# boa system failure? best lacing system?



## Gregor Mahler (Jan 18, 2017)

how is the consensus about BOA? is it resilient? how often (on average) does it break? how easy to change it?
I had the same Northwave for ten years, never had a single issue even though i always carry a spare lace with me. Therefore based on this track record i am inclined to stick with Northwave/Salomon lacing system.
But next year I intend to start freeriding more (either with snowshoes or splitboard) and since I am replacing the boots i am concerned about durability, practicality, ease of substitution.
Any hint is appreciated
thanks


----------



## txb0115 (Sep 20, 2015)

I've been riding double BOA boots now for 9 years. I've never once had one break, I ride 30+ days a year with many seasons at 60+.
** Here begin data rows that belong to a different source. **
## Centralize batch graph caching and set only the attention extent each kernel uses

Moves the two duplicated graph-cache lookups into one helper that also counts captures and replays and the time spent capturing, exposed through a new stats entry point. Replaces the direct live_parts/live_parts_long assignments with a function that sets only the extent the selected attention kernel variant reads and zeroes the other. Split-prefix mate uploads and split-part accounting are skipped unless the split knob is on. The live-part values likely feed graph keys or kernel grid sizes, so this can reduce graph recaptures and per-step host work, but it risks wrong extents if a kernel still reads the zeroed field.

```diff
diff --git a/include/zoomearth.h b/include/zoomearth.h
--- a/include/zoomearth.h
+++ b/include/zoomearth.h
@@ -275,6 +275,7 @@
 int ze_profile_prefill_layer(ze_engine* e, int rows, int layers_run, float avg_us[4], double flops[4], void* stream);
 int ze_tune(int knob, int value);
 int ze_phase_timers(ze_engine* e, int enable, int reset, float out_ms[5]);
+int ze_decode_graph_stats(ze_engine* e, int64_t* captured, int64_t* replayed, double* capture_ms);
 
 #ifdef __cplusplus
 }
diff --git a/zoomearth_amd/_lib.py b/zoomearth_amd/_lib.py
--- a/zoomearth_amd/_lib.py
+++ b/zoomearth_amd/_lib.py
@@ -214,6 +214,7 @@
     "ze_profile_prefill_kernel": (C.c_int, [_P, C.c_int, C.c_int, C.c_int, C.POINTER(C.c_float), C.POINTER(C.c_double), _P]),
     "ze_profile_prefill_layer": (C.c_int, [_P, C.c_int, C.c_int, C.POINTER(C.c_float), C.POINTER(C.c_double), _P]),
     "ze_phase_timers": (C.c_int, [_P, C.c_int, C.c_int, C.POINTER(C.c_float)]),
+    "ze_decode_graph_stats": (C.c_int, [_P, C.POINTER(C.c_int64), C.POINTER(C.c_int64), C.POINTER(C.c_double)]),
     "ze_tune": (C.c_int, [C.c_int, C.c_int]),
 }
 EXPORTS = tuple(_SIGS)
diff --git a/zoomearth_amd/csrc/ze_engine.h b/zoomearth_amd/csrc/ze_engine.h
--- a/zoomearth_amd/csrc/ze_engine.h
+++ b/zoomearth_amd/csrc/ze_engine.h
@@ -279,6 +279,8 @@
     ze_seq_dev* bstate_host = nullptr;
     std::map<ze_step_key, hipGraphExec_t> bgraphs;
     int live_parts = 0;
+    int64_t graphs_captured = 0, graphs_replayed = 0;
+    double graph_capture_ms = 0;
 
     bool timers_on = false;
     bool counted = false;
diff --git a/zoomearth_amd/csrc/ze_forward.hip b/zoomearth_amd/csrc/ze_forward.hip
--- a/zoomearth_amd/csrc/ze_forward.hip
+++ b/zoomearth_amd/csrc/ze_forward.hip
@@ -3,6 +3,7 @@
 #include <string.h>
 
 #include <algorithm>
+#include <chrono>
 
 #include "ze_engine.h"
 
@@ -1209,6 +1210,35 @@
     return r;
 }
 
+template <typename F>
+static int batch_graph_of(ze_engine* e, const ze_step_key& key, F enqueue, hipGraphExec_t* out) {
+    if (e->bgraph_epoch != ze_tune_epoch) {
+        for (auto& kv : e->bgraphs) hipGraphExecDestroy(kv.second);
+        e->bgraphs.clear();
+        e->bgraph_epoch = ze_tune_epoch;
+    }
+    auto it = e->bgraphs.find(key);
+    if (it == e->bgraphs.end()) {
+        const auto t0 = std::chrono::steady_clock::now();
+        hipGraphExec_t ex = nullptr;
+        ZE_TRY(capture_step(e, enqueue, &ex));
+        it = e->bgraphs.emplace(key, ex).first;
+        e->graphs_captured += 1;
+        e->graph_capture_ms += std::chrono::duration<double, std::milli>(std::chrono::steady_clock::now() - t0).count();
+    } else
+        e->graphs_replayed += 1;
+    *out = it->second;
+    return ZE_OK;
+}
+
+extern "C" int ze_decode_graph_stats(ze_engine* e, int64_t* captured, int64_t* replayed, double* capture_ms) {
+    if (!e) return ze_fail(e, ZE_ERR_INVALID, "null argument");
+    if (captured) *captured = e->graphs_captured;
+    if (replayed) *replayed = e->graphs_replayed;
+    if (capture_ms) *capture_ms = e->graph_capture_ms;
+    return ZE_OK;
+}
+
 static int first_token(ze_engine* e, int q, float pen, int ign, const ze_sample_opts& so, hipStream_t s) {
     const ze_config& c = e->cfg;
     const float* row = e->dlogits + (size_t)q * c.vocab;
@@ -1395,18 +1425,40 @@
     return ZE_OK;
 }
 
+static bool attn_per_wave(const ze_engine* e);
+static bool split_knob() { return ze_gemv_knobs[23] == 2 || ze_gemv_knobs[23] == 3; }
+
+static void set_attn_extents(ze_engine* e, int parts192, int parts384, bool rows) {
+    const int max_ctx = e->cfg.max_ctx, k8 = ze_gemv_knobs[8];
+    const int wparts = (max_ctx + 191) / 192, lparts = (max_ctx + 383) / 384;
+    e->live_parts = e->live_parts_long = 0;
+    if (rows)
+        e->live_parts_long = std::min(lparts, std::max(1, parts384));
+    else if (k8 == 1 || k8 == 3 || !attn_per_wave(e))
+        ;
+    else if (k8 == 4)
+        e->live_parts = std::min(wparts, std::max(1, parts192));
+    else if (split_knob() && lparts + 1 <= wparts)
+        e->live_parts_long = std::min(lparts + 1, std::max(1, parts384));
+    else
+        e->live_parts = 2 * std::min(lparts, std::max(1, (parts192 + 1) / 2));
+}
+
 void set_live_parts(ze_engine* e, const int32_t* seqs, int n, int steps) {
+    const bool split = split_knob();
     int mx = 0, ml = 0;
     for (int i = 0; i < n; ++i) {
-        const int c = e->ctx_host[seqs[i]] + std::max(1, steps) + 1, sp = e->split_host[seqs[i]];
+        const int c = e->ctx_host[seqs[i]] + std::max(1, steps) + 1;
         mx = std::max(mx, e->ctx_host[seqs[i]]);
+        if (!split) continue;
+        const int sp0 = e->split_host[seqs[i]], sp = (sp0 > 0 && sp0 < c) ? sp0 : 0;
         ml = std::max(ml, (sp + 383) / 384 + (c - sp + 383) / 384);
     }
-    e->live_parts = (mx + std::max(1, steps) + 1 + 191) / 192;
-    e->live_parts_long = ml;
+    set_attn_extents(e, (mx + std::max(1, steps) + 1 + 191) / 192, ml, false);
 }
 
 void upload_mates(ze_engine* e, const int32_t* seqs, int n, hipStream_t s) {
+    if (!split_knob()) return;
     std::vector<int> mate(n, -1);
     if (e->prefix_hints && ze_gemv_knobs[17] != 1) {
         std::map<long long, int> open;
@@ -1641,19 +1693,7 @@
 
 static int batch_step_graph(ze_engine* e, int na, float pen, int ign, const ze_sample_opts& bso, hipGraphExec_t* out) {
     const ze_step_key key = ze_step_key_of(e, na, 0, pen, ign, bso);
-    if (e->bgraph_epoch != ze_tune_epoch) {
-        for (auto& kv : e->bgraphs) hipGraphExecDestroy(kv.second);
-        e->bgraphs.clear();
-        e->bgraph_epoch = ze_tune_epoch;
-    }
-    auto it = e->bgraphs.find(key);
-    if (it == e->bgraphs.end()) {
-        hipGraphExec_t ex = nullptr;
-        ZE_TRY(capture_step(e, [&](hipStream_t cs) { return enqueue_decode_batch(e, na, pen, ign, 1, bso, cs); }, &ex));
-        it = e->bgraphs.emplace(key, ex).first;
-    }
-    *out = it->second;
-    return ZE_OK;
+    return batch_graph_of(e, key, [&](hipStream_t cs) { return enqueue_decode_batch(e, na, pen, ign, 1, bso, cs); }, out);
 }
 
 static int run_burst(ze_engine* e, const std::vector<int>& active, int steps, const ze_gen_params* p, float pen, int ign,
@@ -1774,25 +1814,13 @@
     ze_launch_set_ints(q.row_seq, row_seq.data(), L.rows, s);
     ze_launch_set_ints(q.chains, tab.data(), (int)tab.size(), s);
     sync_prefix(e, chains.data(), (int)chains.size(), s);
-    e->live_parts = (mx + 191) / 192;
-    e->live_parts_long = (mx + 383) / 384;
+    set_attn_extents(e, 0, (mx + 383) / 384, true);
     const ze_sample_opts bso = ze_sample_opts_of(e, p, 0, true);
     hipGraphExec_t gx = nullptr;
     if (p->use_graph) {
         ze_step_key key = ze_step_key_of(e, L.rows, 0, pen, ign, bso);
         key.n = L.rows | L.n_plain << 8 | L.n_chains << 16 | 1 << 30;
-        if (e->bgraph_epoch != ze_tune_epoch) {
-            for (auto& kv : e->bgraphs) hipGraphExecDestroy(kv.second);
-            e->bgraphs.clear();
-            e->bgraph_epoch = ze_tune_epoch;
-        }
-        auto it = e->bgraphs.find(key);
-        if (it == e->bgraphs.end()) {
-            hipGraphExec_t ex = nullptr;
-            ZE_TRY(capture_step(e, [&](hipStream_t cs) { return enqueue_spec_step(e, L, pen, ign, bso, cs); }, &ex));
-            it = e->bgraphs.emplace(key, ex).first;
-        }
-        gx = it->second;
+        ZE_TRY(batch_graph_of(e, key, [&](hipStream_t cs) { return enqueue_spec_step(e, L, pen, ign, bso, cs); }, &gx));
     }
     for (int i = 0; i < steps; ++i) {
         if (gx)
@@ -1829,8 +1857,7 @@
     ze_launch_set_ints(q.row_off, row_off.data(), r, s);
     ze_launch_set_ints(q.row_tok, tokens, r, s);
     sync_prefix(e, &seq, 1, s);
-    e->live_parts = (e->ctx_host[seq] + r + 191) / 192;
-    e->live_parts_long = (e->ctx_host[seq] + r + 383) / 384;
+    set_attn_extents(e, 0, (e->ctx_host[seq] + r + 383) / 384, true);
     enqueue_rows_forward(e, r, s);
     e->ctx_host[seq] += r;
     e->logits_fresh[seq] = 0;
```

Result: slower. 69.13 (-2.8%).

I've had 4 different pairs, from two different brands.

All you need to do is take them apart once during the season and give them a clean rewind and you're good to go.

There are people that are just hard on shit and break their stuff, no matter what it is, then there are people who don't break their stuff.

You don't have to baby BOA boots at all, but if you treat them with respect, they will work just fine and without failure.


----------



## BoardieK (Dec 21, 2015)

125 days on my last Flow double boa and 40 days on current Flow double boa without mishap.


----------



## Gregor Mahler (Jan 18, 2017)

txb0115 said:


> All you need to do is take them apart once during the season and give them a clean rewind and you're good to go.


thanks to both

what the above means? what does "take apart and rewind" mean?
thanks


----------



## Donutz (May 12, 2010)

I had a boa cable failure in my first season, because I was resting the board on the top of my boot on the lift, but not paying attention to where the board's edge was. Ended up cutting several strands of the cable and had to get a replacement. Spoiler: replacement is pretty easy.


----------



## txb0115 (Sep 20, 2015)

Gregor Mahler said:


> thanks to both
> 
> what the above means? what does "take apart and rewind" mean?
> thanks


You can take the mechanism apart and then wind the cable on the spool. When you do this is gets the wind of the cable all lined up nice and symmetrical. Sometimes, after time, the cable can get crossed or stacked while winding on the spool, which can make getting out of the boot a pain. 

The mechanism is made to taken apart so you can service it, and it’s super simple. 

Maintenance = no headaches


----------



## wrathfuldeity (Oct 5, 2007)

Gregor Mahler said:


> ...splitboard) and since I am replacing the boots i am concerned about durability, practicality, ease of substitution.
> Any hint is appreciated
> thanks


Just carry a velcro power strap and/or volie strap.


----------



## neni (Dec 24, 2012)

Gregor Mahler said:


> But next year I intend to start freeriding more (either with snowshoes or splitboard) and since I am replacing the boots i am concerned about durability, practicality, ease of substitution.
> Any hint is appreciated
> thanks


In the beginning, for short ascents, you're fine with and BOA or lacing boots, but if you really get into touring, you many want two pairs of boots anyway; a redort boot and a decent BC boot (i.e. which allows for big strides 
and come with decent vibram sole, sturdy, to hit steps and for traction when you have to bootpack tricky sections, and allow use of crampons).


----------



## kimchijajonshim (Aug 19, 2007)

I personally don't like boa. Just from a user experience level, I find turning that dial more annoying than just tying up traditional laces or dealing with the various speed lace variations out there. I also find I can't get it as tight or as customized as traditional laces (although speed zone typically has the same limitation).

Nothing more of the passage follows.